[Stored items]

int encode_planes(HostPool &pool, SegJob &J)
{
    const int64_t n = J.n_seg;
    const bool producer = (bool)J.produce_planes;
    const uint32_t *gpos_all = producer ? J.gpos_all : J.in2.gpos;
    const int n_tasks = (int)((n + TASK - 1) / TASK);
    const int64_t slack = std::max<int64_t>(J.slack_groups, 1);
    std::vector<int64_t> g_at((size_t)n_tasks + 1, 0);
    if (J.task_groups) for (int t = 0; t < n_tasks; t++) g_at[(size_t)t + 1] = std::max<int64_t>(J.task_groups[t], 1);
    else pool.run(n_tasks, [&](int t) {
        const int64_t a = (int64_t)t * TASK, e = std::min<int64_t>(n, a + TASK);
        g_at[(size_t)t + 1] = count_groups(gpos_all, a, e, 2 * ISX_DREC_GROUP) + slack;
    });
    for (int t = 0; t < n_tasks; t++) g_at[(size_t)t + 1] += g_at[(size_t)t];
    const int64_t n_groups = std::max<int64_t>(g_at[(size_t)n_tasks], 1);
    J.n_rec = n_groups * ISX_DREC_GROUP;
    J.need_slack = slack;
    if (J.n_rec > J.cap_rec) return SEG_CAPACITY;
    std::atomic<int> err{SEG_OK};
    std::vector<int64_t> bases_of((size_t)std::max(n_tasks, 1), 0), need_of((size_t)std::max(n_tasks, 1), 0), pieces_of((size_t)std::max(n_tasks, 1), 0);
    std::vector<uint32_t> maxp_of((size_t)std::max(n_tasks, 1), 0);
    const bool pairs = producer ? J.want_pairs : J.in2.pair != nullptr;
    const int64_t RG = J.ring_groups;
    constexpr size_t group_words = (size_t)ISX_DREC_GROUP * ISX_DREC_WORDS;
    const bool fast_store = cpu_has_avx512() && (reinterpret_cast<uintptr_t>(J.rec) & 63) == 0;
    const int variant = planes_variant();
    if (n == 0) {
        if (RG) J.wave_begin(0);
        for (int r = 0; r < ISX_DREC_GROUP; r++) put_empty_drec(J.rec + (size_t)r * ISX_DREC_WORDS);
        J.gbase[0] = 0; J.cmin[0] = 0xFFFFFFFFu; J.cmax[0] = 0; J.cany[0] = 0;
        J.n_bases = 0; J.max_pair = 0; J.n_pieces = 0;
        if (RG) J.wave_flush(0, 0, 1);
        return SEG_OK;
    }
    auto run_task = [&](int t, int64_t wave_g0, int half) {
        if (err.load(std::memory_order_relaxed) != SEG_OK) return;
        const int64_t a = (int64_t)t * TASK, e = std::min<int64_t>(n, a + TASK);
        const uint32_t *gp, *pr;
        const uint8_t *ln, *mmv = nullptr;
        const uint64_t *pl;
        if (producer) {
            thread_local PlaneScratch S;
            if (S.gpos.size() < (size_t)TASK) {
                S.gpos.resize((size_t)TASK); S.pair.resize((size_t)TASK); S.len.resize((size_t)TASK); S.mm.resize((size_t)TASK);
                S.planes.resize((size_t)TASK * ISX_PLANE_WORDS + 8);
                S.pl = reinterpret_cast<uint64_t *>((reinterpret_cast<uintptr_t>(S.planes.data()) + 63) & ~(uintptr_t)63);
            }
            J.produce_planes(a, e - a, S.gpos.data(), S.len.data(), J.n_mm_bins > 1 ? S.mm.data() : nullptr, pairs ? S.pair.data() : nullptr, S.pl);
            gp = S.gpos.data() - a; ln = S.len.data() - a; pr = pairs ? S.pair.data() - a : nullptr;
            if (J.n_mm_bins > 1) mmv = S.mm.data() - a;
            pl = S.pl - (size_t)a * ISX_PLANE_WORDS;
        } else {
            gp = J.in2.gpos; ln = J.in2.len; pr = pairs ? J.in2.pair : nullptr; pl = J.in2.planes;
            if (J.n_mm_bins > 1) mmv = J.in2.mm;
        }
        PlaneTask K;
        K.a = a; K.e = e; K.gp = gp; K.ln = ln; K.mm = mmv; K.pr = pr; K.pl = pl; K.gpos_all = gpos_all;
        K.rec0 = RG ? J.rec + (size_t)((int64_t)half * RG) * group_words : J.rec;
        K.g0 = RG ? wave_g0 : 0; K.ga = g_at[(size_t)t]; K.ge = g_at[(size_t)t + 1]; K.fast_store = fast_store;
        if (variant == 2) planes_task_avx512(J, err, K);
        else if (variant == 1) planes_task_bmi2(J, err, K);
        else planes_task_portable(J, err, K);
        if (err.load(std::memory_order_relaxed) != SEG_OK) return;
        need_of[(size_t)t] = K.used;
        bases_of[(size_t)t] = K.nb; maxp_of[(size_t)t] = K.maxp; pieces_of[(size_t)t] = K.np;
    };
    if (!RG) pool.run(n_tasks, [&](int t) { run_task(t, 0, 0); });
    else {
        int half = 0;
        for (int t0 = 0; t0 < n_tasks && err.load() == SEG_OK;) {
            int t1 = t0 + 1;
            while (t1 < n_tasks && g_at[(size_t)t1 + 1] - g_at[(size_t)t0] <= RG) t1++;
            if (g_at[(size_t)t1] - g_at[(size_t)t0] > RG) return SEG_CAPACITY;
            J.wave_begin(half);
            const int64_t wg0 = g_at[(size_t)t0];
            pool.run(t1 - t0, [&](int k) { run_task(t0 + k, wg0, half); });
            if (err.load() == SEG_OK) J.wave_flush(half, wg0, g_at[(size_t)t1]);
            t0 = t1; half ^= 1;
        }
    }
    if (err.load() != SEG_OK) return err.load();
    J.n_bases = 0; J.max_pair = 0; J.n_pieces = 0;
    int64_t worst = 0;
    bool fits = true;
    J.task_need.assign(need_of.begin(), need_of.begin() + n_tasks);
    for (int t = 0; t < n_tasks; t++) {
        J.n_bases += bases_of[(size_t)t]; J.max_pair = std::max(J.max_pair, maxp_of[(size_t)t]); J.n_pieces += pieces_of[(size_t)t];
        const int64_t region = g_at[(size_t)t + 1] - g_at[(size_t)t];
        if (need_of[(size_t)t] > region) fits = false;
        worst = std::max(worst, need_of[(size_t)t] - (region - (J.task_groups ? 0 : slack)));
    }
    J.need_slack = fits ? slack : std::max<int64_t>(worst, slack + 1);
    if (!fits) return SEG_CAPACITY;
    return SEG_OK;
}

▶ **DIRECTIONS**: In the entries above, please find the line with "const bool pairs" and the line with "J.gbase[0] = 0;", then write out exactly those two lines and every line between them, and nothing more.

▶ **COMPLETED EXERCISE**:
    const bool pairs = producer ? J.want_pairs : J.in2.pair != nullptr;
    const int64_t RG = J.ring_groups;
    constexpr size_t group_words = (size_t)ISX_DREC_GROUP * ISX_DREC_WORDS;
    const bool fast_store = cpu_has_avx512() && (reinterpret_cast<uintptr_t>(J.rec) & 63) == 0;
    const int variant = planes_variant();
    if (n == 0) {
        if (RG) J.wave_begin(0);
        for (int r = 0; r < ISX_DREC_GROUP; r++) put_empty_drec(J.rec + (size_t)r * ISX_DREC_WORDS);
        J.gbase[0] = 0; J.cmin[0] = 0xFFFFFFFFu; J.cmax[0] = 0; J.cany[0] = 0;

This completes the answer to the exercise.